COVID-19 has potential to generate significant insurance claims worldwide, not only from more obvious covers such as life, trade credit, business interruption, event/contingency and travel, but also from employers’ liability, public liability or D&O covers.
The scale of losses being faced by businesses is dramatic and beyond most expectations – such losses have potential to devastate the balance sheets of insurers. Faced by such sizeable losses, it seems inevitable that insurers will seek to maximise use of their reinsurance programs, including by seeking to aggregate losses to the fullest extent possible. That might be achieved (at least on London market wordings) by arguing that COVID-19 is a ‘cause’ of their losses (on cause-based wordings) or that the outbreak is an ‘event’ (on ‘event’ or ‘occurrence’ wordings – if the outbreak is said to have started in a particular place at a particular time, from which losses flowed – perhaps a more challenging position for reinsureds). Reinsurers should be prepared for the possibility of claims being notified to layers of reinsurance that may never have been intended to respond to such losses.
Over the past week, a particular concern for insurance and reinsurance market participants arose from news that members of one state’s legislature (New Jersey) have been proposing legal changes that would extend business interruption cover to include losses caused by COVID-19, even if the policy wording excluded such coverage. It is by no means clear that such legislation, even if passed, would survive a constitutional challenge, but the New Jersey proposals were complemented by further news that 18 members of the United States’ House of Representatives have written to US insurance trade associations to exert pressure on insurers to pay COVID-19 related claims on existing BI covers. The letter was promptly rejected, but if changes of law or claims practice in the US were to develop, such that insurers became exposed to far greater business interruption claims than anticipated, there would be a potential for a considerable knock-on impact to the reinsurance market should reinsureds seek to aggregate those claims and notify their reinsurers.

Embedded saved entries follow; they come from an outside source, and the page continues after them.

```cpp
template <int WGM, int NCH, int WGN>
static int launch_patch(GatherConvArgs& a, hipStream_t st) {
  constexpr int BM = 64 * WGM, BN = 64 * WGN, PH = BM / 16;
  const long long tiles_m = (long long)a.N * ((a.Hg + PH - 1) / PH) * ((a.Wg + 15) / 16);
  a.tiles_n = (a.Cout + BN - 1) / BN;
  const long long nb = tiles_m * a.tiles_n;
  if (nb <= 0 || nb > 0x7fffffffLL) {
    set_error("conv(patch window): bad grid %lld", nb);
    return YOLO_ERR_INVALID_ARG;
  }
  a.nblocks = (int)nb;
  a.bwd_nslots = (int)tiles_m;
  YOLO_BNRED_CHECK(a)
  constexpr size_t lds = 2 * NCH * 4096 + 3 * 4096 * WGN;
  auto kern = &conv_win_kernel<WGM, NCH, false, false, false, WGN, 1>;
  static bool attr_set = false;
  if (!attr_set) {
    (void)hipFuncSetAttribute(reinterpret_cast<const void*>(kern), hipFuncAttributeMaxDynamicSharedMemorySize, (int)lds);
    attr_set = true;
  }
  a.tile_order = 0;
  a.sk_grid = 0;
  a.split_parts = 1;
  a.dbg = g_opt[OPT_DBG];
  if (a.bwd_y != nullptr) {
    auto kern_bn = &conv_win_kernel<WGM, NCH, false, false, false, WGN, 1, true>;
    static bool attr_bn = false;
    if (!attr_bn) {
      (void)hipFuncSetAttribute(reinterpret_cast<const void*>(kern_bn), hipFuncAttributeMaxDynamicSharedMemorySize, (int)lds);
      attr_bn = true;
    }
    hipLaunchKernelGGL(kern_bn, dim3((unsigned)nb), dim3(64 * WGM * WGN), lds, st, a);
    return check_launch("conv_win_kernel(patch, bn reduce)");
  }
  hipLaunchKernelGGL(kern, dim3((unsigned)nb), dim3(64 * WGM * WGN), lds, st, a);
  return check_launch("conv_win_kernel(patch)");
}

static int launch_conv_patch(GatherConvArgs& a, hipStream_t st) {
  const int mode = g_opt[OPT_CONV_PATCH];
  if (mode == 0 || !conv_patch_supported(a)) return 1;
  const bool narrow = a.Cout <= 64;
  if (mode == 1) {
    if (!narrow && a.Ws <= 64) return 1;
    const long long tiles = narrow ? (long long)a.N * ((a.Hg + 15) / 16) * ((a.Wg + 15) / 16)
                                   : (long long)a.N * ((a.Hg + 7) / 8) * ((a.Wg + 15) / 16) * ((a.Cout + 127) / 128);
    if (tiles < 256) return 1;
  }
  return narrow ? launch_patch<4, 6, 1>(a, st) : launch_patch<2, 3, 2>(a, st);
}

int launch_conv_win(GatherConvArgs& a, int variant, hipStream_t st) {
  if (variant != 2 && variant != 4) {
    const int rc = launch_conv_patch(a, st);
    if (rc <= 0) return rc;
  }
  if (!conv_win_supported(a)) return 1;
  int wgm = variant;
  if (wgm != 2 && wgm != 4) {
    if (a.Ws > 64) return 1;
    wgm = 2;
  }
  const int need = win_pixels_needed(a, 64 * wgm);
  const int nch = (need + 63) / 64;
  if (wgm == 2) {
    switch (nch) {
      case 1: case 2: case 3: return launch_win<2, 3>(a, st);
      case 4: return launch_win<2, 4>(a, st);
      case 5: return launch_win<2, 5>(a, st);
      case 6: return launch_win<2, 6>(a, st);
      case 7: return launch_win<2, 7>(a, st);
      default: return 1;
    }
  }
  switch ((nch + 1) / 2) {
    case 1: case 2: return launch_win<4, 4>(a, st);
    case 3: return launch_win<4, 6>(a, st);
    case 4: return launch_win<4, 8>(a, st);
    case 5: return launch_win<4, 10>(a, st);
    case 6: return launch_win<4, 12>(a, st);
    case 7: return launch_win<4, 14>(a, st);
    default: return 1;
  }
}

}
```
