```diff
@@ -98,7 +143,23 @@
   if (lpw != 4 && lpw != 8 && lpw != 16 && lpw != 32) lpw = 8;
   while (lpw < 32 && bytes(lpw) > kBlockMax / 2) lpw *= 2;
   e = getenv(env_wpb);
-  int wpb = e ? atoi(e) : 2;
+  int wpb = 2;
+  if (e) {
+    wpb = atoi(e);
+  } else {
+    const SmLimits& sm = sm_limits();
+    const long groups = (nworld + 32 / lpw - 1) / (32 / lpw);
+    const int warp_regs = (regs_of(lpw) * 32 + 255) & ~255;
+    auto rounds = [&](int w) {
+      long per_sm = (long)(sm.smem_per_sm / sm_block_bytes(bytes(lpw) * w));
+      per_sm = std::min({per_sm, (long)sm.blocks, (long)(sm.warps / w)});
+      if (warp_regs > 0) per_sm = std::min(per_sm, (long)(sm.regs / warp_regs / w));
+      const long fit = per_sm * sm.sms, blocks = (groups + w - 1) / w;
+      return fit > 0 ? (blocks + fit - 1) / fit : LONG_MAX;
+    };
+    for (int w : {1, 4})
+      if (bytes(lpw) * w <= kBlockMax && rounds(w) < rounds(wpb)) wpb = w;
+  }
   if (wpb < 1) wpb = 1;
   if (wpb > 8) wpb = 8;
   while (wpb > 1 && bytes(lpw) * wpb > kBlockMax) wpb--;
diff --git a/mujoco_warp_b200/csrc/mjb_types.cuh b/mujoco_warp_b200/csrc/mjb_types.cuh
--- a/mujoco_warp_b200/csrc/mjb_types.cuh
+++ b/mujoco_warp_b200/csrc/mjb_types.cuh
@@ -163,9 +163,11 @@
 cudaError_t launch_contact_force(const ModelDev& m, const DataDev& d, const int* contact_ids, int n, int to_world, float* out, cudaStream_t s);
 cudaError_t launch_rk_stage(const ModelDev& m, const DataDev& d, float* rk, int stage, cudaStream_t s);
 cudaError_t launch_ctrl_noise(const ModelDev& m, const DataDev& d, const float* ctrl_center, int step, float std, float rate, cudaStream_t s);
-size_t smem_position(const ModelDev& m);
+size_t smem_position(const ModelDev& m, const DataDev& d);
 size_t smem_collision(const ModelDev& m, const DataDev& d);
 size_t smem_constraint(const ModelDev& m, const DataDev& d);
-size_t smem_velocity(const ModelDev& m);
+size_t smem_velocity(const ModelDev& m, const DataDev& d);
+cudaError_t resident_worlds_position(const ModelDev& m, const DataDev& d, int* worlds);
+cudaError_t resident_worlds_velocity(const ModelDev& m, const DataDev& d, int* worlds);
 size_t smem_solver(const ModelDev& m, const DataDev& d);
 size_t smem_integrate(const ModelDev& m);
```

Coverage should be assessed on a case-by-case basis by reinsurers and reinsureds alike, paying particular attention to:
- aggregating language used in the policy wording (including hours clauses);
- follow clauses that may bind reinsurers to follow underlying settlements (including those that may be arrived at on account of political or commercial pressures);
- choice of law clauses (including service of suit clauses, permitting the reinsured to bring any coverage dispute in courts of the United States); and
- any exceptions or exclusions to cover that may be relevant.
Those carrying out 1 April renewals may wish to pay particular attention to these clauses and possible COVID-19 exposure.
As with many issues raised by COVID-19 itself, the landscape continues to develop at pace.